Solved – Combining experimental error in a mean

I understand the rules for combining experimental errors in sums, differences and ratios (as explained here), but what happens to an experimental error when you average it?

Say, ruler measurements of the length of beetles that are all values like 12.3 cm $pm$ 2mm.
I can find plenty of explanation on the web about how to add and multiply values like that together, but what happens to the error when you take an average of (say) 10 measurements?

The formulas on the link you quote assume that the measurements are

  • independent and

  • come from a Gaussian distribution around the true value (which one wants to measure).

They're essentially relying on the fact that the sum of two (or more) Gaussian distributed random variables are again distributed as a Gaussian random variable whose mean is the sum of the means and the variance ('square of the error') is the sum of the variances of the two summed distributions. See also this section on Wikipedia: http://en.wikipedia.org/wiki/Normal_distribution#Combination_of_two_independent_random_variables

You'll notice that the product of two Gaussian random variables is not a Gaussian variable any more, so the formulas assume an approximation by a Gaussian distribution.

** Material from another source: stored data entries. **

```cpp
#define VAE_LAUNCH_CHECK(name)                                                 \
  do {                                                                         \
    hipError_t e_ = hipGetLastError();                                         \
    if (e_ != hipSuccess) {                                                    \
      vae_set_error("%s: launch failed: %s", name, hipGetErrorString(e_));     \
      return VAE_ELAUNCH;                                                      \
    }                                                                          \
  } while (0)

static inline bool aligned16(const void* p) { return (((uintptr_t)p) & 15u) == 0; }

constexpr int SS_HALF = 512;
constexpr size_t BUF_MAX = 0xFFFFFFF0u;

struct vae_options {
  int flat_conv;
  int no_wino;
  int no_wino4;
  int no_thin_mfma;
  int no_wide;
  int no_wgrad_dma;
  int wide_reserved_cus;
};
const vae_options& vae_opt();

#define VAE_RESERVE_LDS(kern, bytes, what)                                                                                  \
  do {                                                                                                                      \
    static unsigned long long done_ = 0;                                                                                    \
    int dev_ = 0;                                                                                                           \
    (void)hipGetDevice(&dev_);                                                                                              \
    if (!((done_ >> (dev_ & 63)) & 1ull)) {                                                                                 \
      if (hipFuncSetAttribute(reinterpret_cast<const void*>(kern), hipFuncAttributeMaxDynamicSharedMemorySize, (int)(bytes)) != hipSuccess) { \
        vae_set_error("%s: cannot reserve %d bytes of LDS", what, (int)(bytes));                                            \
        return VAE_ELAUNCH;                                                                                                 \
      }                                                                                                                     \
// ... 4 lines not shown
```

vae-channel-dynamics_amd/csrc/dispatch.cpp:

```cpp
#include <stdio.h>
#include <algorithm>
#include "launchers.h"

namespace {

constexpr int BK = 32;
const char* const TF[2] = {"false", "true"};

int check_geom(const char* who, const vae_conv_geom& g) {
  VAE_CHECK(g.B > 0 && g.Hs > 0 && g.Ws > 0 && g.Cs > 0 && g.Ho > 0 && g.Wo > 0, "%s: non-positive geometry", who);
  VAE_CHECK(g.taps == 1 || g.taps == 9, "%s: taps must be 1 or 9 (got %d)", who, g.taps);
  VAE_CHECK(g.stride == 1 || g.stride == 2, "%s: stride must be 1 or 2", who);
  VAE_CHECK(g.mode >= 0 && g.mode <= 4, "%s: bad mode", who);
  VAE_CHECK(g.mode != VAE_MODE_UP2X_DGRAD || (g.taps == 9 && g.stride == 1 && g.Hs == 2 * g.Ho && g.Ws == 2 * g.Wo),
            "%s: UP2X_DGRAD needs 3x3 stride 1, source twice the row grid", who);
  VAE_CHECK(g.mode != VAE_MODE_DGRAD_S2 ||
                (g.taps == 9 && g.stride == 2 && g.pad_t == 0 && g.pad_l == 0 && g.Ho % 2 == 0 && g.Wo % 2 == 0 &&
                 ((int64_t)g.B * g.Ho * g.Wo / 4) % 128 == 0),
            "%s: DGRAD_S2 needs 3x3 stride 2 pad 0, even row grid and B*Ho*Wo/4 %% 128 == 0", who);
  VAE_CHECK(g.mode != VAE_MODE_UP2X || (g.taps == 9 && g.stride == 1), "%s: up2x needs 3x3 stride 1", who);
  return 0;
}
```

For the ratio, the resulting distribution is a Cauchy distribution whose variance does not even exist (because it does not go quickly enough to zero when going to +/- infinity), so this is definitively an approximation for this case.

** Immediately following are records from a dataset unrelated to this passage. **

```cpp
static int an_rows_per_split(int M, int n_all, int K, long ld_max) {
  if (M <= 0 || n_all <= 0 || K <= 0 || (M % LBM) || (K % BK)) return 0;
  const int tiles = (M / LBM) * ((n_all + LBN - 1) / LBN);
  int sp = (256 + tiles - 1) / tiles;
  const int nk = K / BK;
  if (sp > nk / 16) sp = nk / 16;
  if (sp < 1) sp = 1;
  int kps = ((nk + sp - 1) / sp) * BK;
  while ((long)kps * ld_max * 2 >= 0x7fffffffL && kps > BK) {
    ++sp;
    kps = ((nk + sp - 1) / sp) * BK;
  }
  return (long)kps * ld_max * 2 < 0x7fffffffL ? kps : 0;
}

bool kl_gemm_an_applicable(int M, int N, int K, long lda_km) {
  if (lda_km & 7) return false;
  return an_rows_per_split(M, N, K, lda_km) > 0;
}

int kl_launch_gemm_an2(const bf16_t* A_km, const bf16_t* B, float* C, int M, int N, int K, long lda_km, long ldb, long ldc,
                       int c_transposed, const bf16_t* B2, float* C2, int N2, long ldb2, long ldc2, int c_transposed2,
                       hipStream_t stream, int b_km) {
  if (M <= 0 || N <= 0 || K <= 0) return 0;
  if (B2 != nullptr && ((N % LBN) || N2 <= 0 || (ldb2 & 7) || (!b_km && ldb2 >= (1L << 22)))) return KL_ERR_SHAPE;
  const int n_all = B2 != nullptr ? N + N2 : N;
  if ((lda_km & 7) || (ldb & 7) || (!b_km && ldb >= (1L << 22))) return KL_ERR_SHAPE;
  long ld_max = lda_km;
  if (b_km && ldb > ld_max) ld_max = ldb;
  if (b_km && B2 != nullptr && ldb2 > ld_max) ld_max = ldb2;
  const int kps = an_rows_per_split(M, n_all, K, ld_max);
  if (kps <= 0) return KL_ERR_SHAPE;
  const int sp = (K + kps - 1) / kps;
  dim3 grid((n_all + LBN - 1) / LBN, M / LBM, sp);
  KlGateEpi epi;
  memset(&epi, 0, sizeof(epi));
  KlGemmSecond second;
  memset(&second, 0, sizeof(second));
  if (B2 != nullptr) {
    second.B = B2;
    second.C = C2;
    second.n_first = N;
    second.N = N2;
    second.ldb = ldb2;
    second.ldc = ldc2;
    second.c_transposed = c_transposed2;
  }
  const size_t lds = (size_t)LSTAGES * (LBM + LBN) * 128;
  static const int remap = !(getenv("KL_GEMM_XCD") && getenv("KL_GEMM_XCD")[0] == '0');
  static KlLdsGrant grant_a, grant_b;
  if (kl_grant_lds(grant_a, reinterpret_cast<const void*>(&gemm_tn_long_kernel<2, true, 4, 4, 2, true, false>), lds)) return KL_ERR_LAUNCH;
  if (kl_grant_lds(grant_b, reinterpret_cast<const void*>(&gemm_tn_long_kernel<2, true, 4, 4, 2, true, true>), lds)) return KL_ERR_LAUNCH;
  if (b_km)
    hipLaunchKernelGGL((gemm_tn_long_kernel<2, true, 4, 4, 2, true, true>), grid, dim3(512), lds, stream, A_km, B, (void*)C,
                       (const float*)nullptr, M, N, K, lda_km, ldb, ldc, kps, 1.f, epi, remap, c_transposed, second);
  else
    hipLaunchKernelGGL((gemm_tn_long_kernel<2, true, 4, 4, 2, true, false>), grid, dim3(512), lds, stream, A_km, B, (void*)C,
                       (const float*)nullptr, M, N, K, lda_km, ldb, ldc, kps, 1.f, epi, remap, c_transposed, second);
  return hipGetLastError() == hipSuccess ? 0 : KL_ERR_LAUNCH;
}

int kl_launch_gemm_an(const bf16_t* A_km, const bf16_t* B, float* C, int M, int N, int K, long lda_km, long ldb, long ldc,
                      int c_transposed, hipStream_t stream, int b_km) {
  return kl_launch_gemm_an2(A_km, B, C, M, N, K, lda_km, ldb, ldc, c_transposed, nullptr, nullptr, 0, 0, 0, 0, stream, b_km);
}

int kl_launch_gemm_gates(const bf16_t* A3, const bf16_t* WTperm, int n, int W, int Kc, long lda, const KlGateEpi* epi,
                         hipStream_t stream) {
  if (n < 1 || (W & 31) || (Kc % BK) != 0 || (lda & 7) || lda >= (1L << 22) || !epi) return KL_ERR_SHAPE;
  dim3 grid(4 * W / LBN, (n + 63) / 64, 1);
  const int e = launch_long_t<2, 2, 4>(3, grid, stream, A3, WTperm, nullptr, nullptr, n, 4 * W, Kc, lda, lda, 0, Kc, 1.f, epi);
  if (e != 0) return e;
  return hipGetLastError() == hipSuccess ? 0 : KL_ERR_LAUNCH;
}
```

ocrd_keraslm_amd/lib/hipabi.py:

```python
from __future__ import annotations

import ctypes as C
import os

_HERE = os.path.dirname(os.path.abspath(__file__))
LIB_PATH = os.environ.get("KL_LIB") or os.path.join(os.path.dirname(_HERE), "libkeraslm_hip.so")

KL_PREC_BF16 = 1
KL_PREC_SPLIT = 3
KL_RATE_ALTS_MAX = 8
KL_SAMPLE_MAX_ROWS = 1024
KL_SAMPLE_MAX_TOPK = 64


class KlConfig(C.Structure):
    _fields_ = [("depth", C.c_int32), ("width", C.c_int32), ("voc_size", C.c_int32),
                ("n_ctx", C.c_int32), ("ctx_vocab", C.c_int32), ("ctx_dim", C.c_int32)]


class KlWindowView(C.Structure):
    _fields_ = [("depth", C.c_int32), ("width", C.c_int32), ("B", C.c_int32), ("T", C.c_int32),
                ("g_interleaved", C.c_int32), ("c_in_cb", C.c_int32), ("dh_bf16", C.c_int32), ("p_bf16_mask", C.c_int32),
                ("scan2_rows", C.c_int32), ("reserved", C.c_int32 * 7),
                ("off_H", C.c_uint64 * 16), ("off_C", C.c_uint64 * 16), ("off_Cb", C.c_uint64 * 16),
# ... 21 lines not shown
    "kl_rate_workspace_bytes": (C.c_size_t, [C.c_void_p, C.c_int, C.c_int]),
    "kl_rate_window": (C.c_int, [C.c_void_p, C.c_int, C.c_int, C.c_void_p, C.c_void_p, C.c_void_p, C.c_void_p,
                                 C.c_void_p, C.c_void_p, C.c_void_p, C.c_void_p, C.c_size_t, C.c_void_p]),
    "kl_rate_alts_workspace_bytes": (C.c_size_t, [C.c_void_p, C.c_int, C.c_int, C.c_int]),
    "kl_rate_window_alts": (C.c_int, [C.c_void_p, C.c_int, C.c_int, C.c_int, C.c_void_p, C.c_void_p, C.c_void_p, C.c_void_p,
                                      C.c_void_p, C.c_void_p, C.c_void_p, C.c_void_p, C.c_void_p, C.c_void_p, C.c_void_p,
                                      C.c_size_t, C.c_void_p]),
    "kl_train_window": (C.c_int, [C.c_void_p, C.c_int, C.c_int, C.c_void_p, C.c_void_p, C.c_void_p, C.c_void_p,
                                  C.c_void_p, C.c_void_p, C.c_void_p, C.c_void_p, C.c_size_t, C.c_void_p]),
    "kl_assemble_windows": (C.c_int, [C.c_void_p, C.c_size_t, C.c_void_p, C.c_int, C.c_int, C.c_int, C.c_void_p, C.c_void_p,
                                      C.c_void_p, C.c_void_p]),
    "kl_adam_step": (C.c_int, [C.c_void_p, C.c_void_p, C.c_void_p, C.c_void_p, C.c_int, C.c_float, C.c_float,
                               C.c_float, C.c_float, C.c_float, C.c_void_p]),
    "kl_adam_step_scaled": (C.c_int, [C.c_void_p, C.c_void_p, C.c_float, C.c_void_p, C.c_void_p, C.c_int, C.c_float, C.c_float,
                                     C.c_float, C.c_float, C.c_float, C.c_void_p]),
    "kl_step_workspace_bytes": (C.c_size_t, [C.c_void_p, C.c_int]),
    "kl_step_batch": (C.c_int, [C.c_void_p, C.c_int, C.c_void_p, C.c_void_p, C.c_void_p, C.c_void_p, C.c_void_p,
                                C.c_void_p, C.c_void_p, C.c_size_t, C.c_void_p]),
    "kl_host_alloc": (C.c_void_p, [C.c_size_t]),
    "kl_host_free": (None, [C.c_void_p]),
    "kl_step_host_workspace_bytes": (C.c_size_t, [C.c_void_p, C.c_int]),
    "kl_step_batch_host": (C.c_int, [C.c_void_p, C.c_int, C.c_void_p, C.c_void_p, C.c_void_p, C.c_void_p, C.c_void_p,
                                     C.c_void_p, C.c_int, C.c_void_p, C.c_void_p, C.c_void_p, C.c_uint32, C.c_void_p,
                                     C.c_size_t, C.c_void_p]),
    "kl_walk_workspace_bytes": (C.c_size_t, [C.c_void_p, C.c_int, C.c_int]),
    "kl_walk_stage_bytes": (C.c_size_t, [C.c_void_p, C.c_int, C.c_int]),
    "kl_walk_batch_host": (C.c_int, [C.c_void_p, C.c_int, C.c_void_p, C.c_void_p, C.c_void_p, C.c_void_p, C.c_void_p,
                                     C.c_void_p, C.c_void_p, C.c_int, C.c_void_p, C.c_void_p, C.c_void_p, C.c_void_p,
                                     C.c_uint32, C.c_void_p, C.c_size_t, C.c_void_p]),
    "kl_beam_workspace_bytes": (C.c_size_t, [C.c_void_p, C.c_int, C.c_int]),
    "kl_beam_expand": (C.c_int, [C.c_void_p, C.c_int, C.c_int, C.c_float, C.c_void_p, C.c_void_p, C.c_void_p, C.c_void_p,
                                 C.c_int32, C.c_void_p, C.c_void_p, C.c_void_p, C.c_void_p, C.c_void_p, C.c_void_p,
                                 C.c_void_p, C.c_void_p, C.c_size_t, C.c_void_p]),
    "kl_sample_workspace_bytes": (C.c_size_t, [C.c_void_p, C.c_int]),
    "kl_sample_pick": (C.c_int, [C.c_void_p, C.c_int, C.c_void_p, C.c_void_p, C.c_float, C.c_int, C.c_float, C.c_uint64,
                                 C.c_uint32, C.c_void_p, C.c_void_p, C.c_void_p, C.c_void_p, C.c_void_p, C.c_size_t,
                                 C.c_void_p]),
    "kl_sample_pick_from": (C.c_int, [C.c_void_p, C.c_int, C.c_uint32, C.c_void_p, C.c_void_p, C.c_float, C.c_int, C.c_float,
                                      C.c_uint64, C.c_uint32, C.c_void_p, C.c_void_p, C.c_void_p, C.c_void_p, C.c_void_p,
                                      C.c_size_t, C.c_void_p]),
    "kl_step_wait": (C.c_int, [C.c_void_p, C.c_uint32, C.c_double]),
    "kl_state_dist2": (C.c_int, [C.c_void_p, C.c_int, C.c_void_p, C.c_void_p, C.c_void_p, C.c_int, C.c_void_p,
                                 C.c_void_p]),
    "kl_trace_enable": (C.c_int, [C.c_void_p, C.c_int]),
    "kl_set_window_mode": (C.c_int, [C.c_void_p, C.c_int]),
    "kl_set_loss_rows": (C.c_int, [C.c_void_p, C.c_int]),
    "kl_trace_kernel_name": (C.c_char_p, [C.c_void_p, C.c_int]),
    "kl_trace_read": (C.c_int, [C.c_void_p, C.c_int, C.POINTER(C.c_int), C.POINTER(C.c_float), C.POINTER(C.c_int),
                                C.POINTER(C.c_double)]),
    "kl_test_gemm_tn": (C.c_int, [C.c_void_p, C.c_void_p, C.c_void_p, C.c_void_p, C.c_int, C.c_int, C.c_int,
                                  C.c_long, C.c_long, C.c_long, C.c_int, C.c_int, C.c_void_p]),
    "kl_test_gemm_an": (C.c_int, [C.c_void_p, C.c_void_p, C.c_void_p, C.c_int, C.c_int, C.c_int, C.c_long, C.c_long,
                                  C.c_long, C.c_int, C.c_int, C.c_void_p]),
    "kl_test_segment_sums_ws_bytes": (C.c_size_t, [C.c_int, C.c_int, C.c_int, C.c_int, C.c_int]),
    "kl_test_segment_sums_share": (C.c_int, [C.c_int, C.c_int]),
    "kl_test_segment_sums": (C.c_int, [C.c_void_p, C.c_long, C.c_int, C.c_int, C.c_int, C.c_void_p, C.c_void_p, C.c_int,
                                       C.c_int, C.c_int, C.c_void_p, C.c_void_p, C.c_void_p, C.c_void_p]),
    "kl_test_thin_gemm": (C.c_int, [C.c_void_p, C.c_long, C.c_void_p, C.c_void_p, C.c_long, C.c_int, C.c_int,
                                    C.c_int, C.c_void_p, C.c_long, C.c_int, C.c_void_p]),
    "kl_test_softmax_ce": (C.c_int, [C.c_void_p, C.c_long, C.c_int, C.c_int, C.c_void_p, C.c_int, C.c_int, C.c_float,
                                     C.c_void_p, C.c_long, C.c_void_p, C.c_void_p, C.c_int, C.c_void_p]),
    "kl_test_logits_ce_ws": (C.c_int, [C.c_void_p, C.c_void_p, C.c_void_p, C.c_void_p, C.c_void_p, C.c_int, C.c_int,
                                       C.c_float, C.c_int, C.c_void_p]),
    "kl_test_logits_ce_w128": (C.c_int, [C.c_void_p, C.c_void_p, C.c_void_p, C.c_void_p, C.c_void_p, C.c_void_p, C.c_void_p,
                                         C.c_int, C.c_int, C.c_int, C.c_int, C.c_float, C.c_int, C.c_void_p]),
    "kl_test_dh_ws": (C.c_int, [C.c_void_p, C.c_void_p, C.c_void_p, C.c_long, C.c_void_p]),
    "kl_test_rate_topk": (C.c_int, [C.c_void_p, C.c_long, C.c_int, C.c_int, C.c_void_p, C.c_int, C.c_int, C.c_int,
                                    C.c_void_p, C.c_void_p, C.c_void_p, C.c_void_p, C.c_void_p]),
    "kl_test_window_view": (C.c_int, [C.c_void_p, C.c_int, C.c_int, C.c_void_p, C.POINTER(KlWindowView)]),
}

_lib = None


def load():
    global _lib
    if _lib is not None:
        return _lib
    if not os.path.exists(LIB_PATH):
        raise KlError("HIP extension %s not built: run `make -C ocrd_keraslm_amd/csrc` "
                      "(the Rater has no CPU fallback)" % LIB_PATH)
    lib = C.CDLL(LIB_PATH)
    for name, (res, args) in SIGNATURES.items():
        fn = getattr(lib, name)
        fn.restype = res
        fn.argtypes = args
    _lib = lib
    return lib
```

When you average $n$ measurements, $n$ has no uncertainty assigned, so (assuming all your measurements have the same uncertainty) the uncertainty of the average is the uncertainty of a single measurement divided by $sqrt{n}$ (follows from the formula for the sum of two measurements).

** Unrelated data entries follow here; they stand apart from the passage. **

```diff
+int launch_front_split(const float* xyz, const StemW& stem_f, const StemW& stem_r, const FrontSplit& f, int B, float* xfeat,
+                       void* xf_hi, void* xf_lo, cudaStream_t st) {
+  PZ_REQUIRE(xyz && xf_hi && xf_lo && f.img && f.local && f.tilemax, PZ_ERR_ARG, "front_split: null pointer");
+  __half* im = static_cast<__half*>(f.img);
+  if (!f.reuse_images) PZ_TRY(launch_head_images(f.pre_f, f.pre_r, f.seg_f, f.seg_r, im, st));
+  PZ_CUDA(cudaFuncSetAttribute(front_split_kernel, cudaFuncAttributeMaxDynamicSharedMemorySize, (int)FR_SMEM));
+  const int ctas_per_set = std::min(B * (NPTS_H / 128), kNumSMs);
+  PZ_CUDA(launch_pdl(front_split_kernel, dim3(2 * ctas_per_set), dim3(FR_THREADS), FR_SMEM, st, xyz, stem_f, stem_r, f.pre_f, f.pre_r,
+                     (const __half*)im, B, xfeat, static_cast<__half*>(xf_hi), static_cast<__half*>(xf_lo), f.local, f.tilemax));
   PZ_LAUNCH_CHECK();
   return 0;
 }
 
-}
+int launch_front_seg_split(const FrontSplit& f, int B, cudaStream_t st) {
+  PZ_REQUIRE(f.de_fpcb && f.de_mrpcb, PZ_ERR_ARG, "front_split: null pointer");
+  return launch_head_seg(f.local, f.seg_f, f.seg_r, static_cast<const __half*>(f.img), B, f.tilemax, f.de_fpcb, f.de_mrpcb, st);
+}
+
+}
diff --git a/puzzlenet_b200/csrc/pz_common.cuh b/puzzlenet_b200/csrc/pz_common.cuh
--- a/puzzlenet_b200/csrc/pz_common.cuh
+++ b/puzzlenet_b200/csrc/pz_common.cuh
@@ -199,6 +199,19 @@
 int launch_heads_split(const float* xfeat, const HeadMlp3& pre_f, const HeadMlp3& pre_r, const HeadMlp3& seg_f,
                        const HeadMlp3& seg_r, int B, bool reuse_images, void* img, float* local, float* tilemax,
                        float* de_fpcb, float* de_mrpcb, cudaStream_t st);
+struct StemW {
+  const float *w1, *b1, *w2, *b2;
+  const float *g1, *be1, *m1, *v1, *g2, *be2, *m2, *v2;
+};
+struct FrontSplit {
+  HeadMlp3 pre_f, pre_r, seg_f, seg_r;
+  void* img;
+  float *local, *tilemax, *de_fpcb, *de_mrpcb;
+  bool reuse_images;
+};
+int launch_front_split(const float* xyz, const StemW& stem_f, const StemW& stem_r, const FrontSplit& f, int B, float* xfeat,
+                       void* xf_hi, void* xf_lo, cudaStream_t st);
+int launch_front_seg_split(const FrontSplit& f, int B, cudaStream_t st);
 int launch_tc_rowgemm(const TcGemm& g, cudaStream_t st);
 int launch_attention_tc(const __nv_bfloat16* qk, const __nv_bfloat16* vT, const __nv_bfloat16* x, int ldx, int clouds,
                         __nv_bfloat16* r, float* attn, int attn_mode, cudaStream_t st);
```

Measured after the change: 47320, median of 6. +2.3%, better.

While this looks like one could achieve an arbitrarily good precision by just doing an appropriately high number of measurements, keep in mind that this assumes that the deviation of the measurements from the true value are purely 'statistical' (randomly distributed).

In practice, you'll find sources of measurement bias (which are common to all measurements, thus the assumption of is not justified any more), such as the fact that you'll always take the value of the closest ruler mark.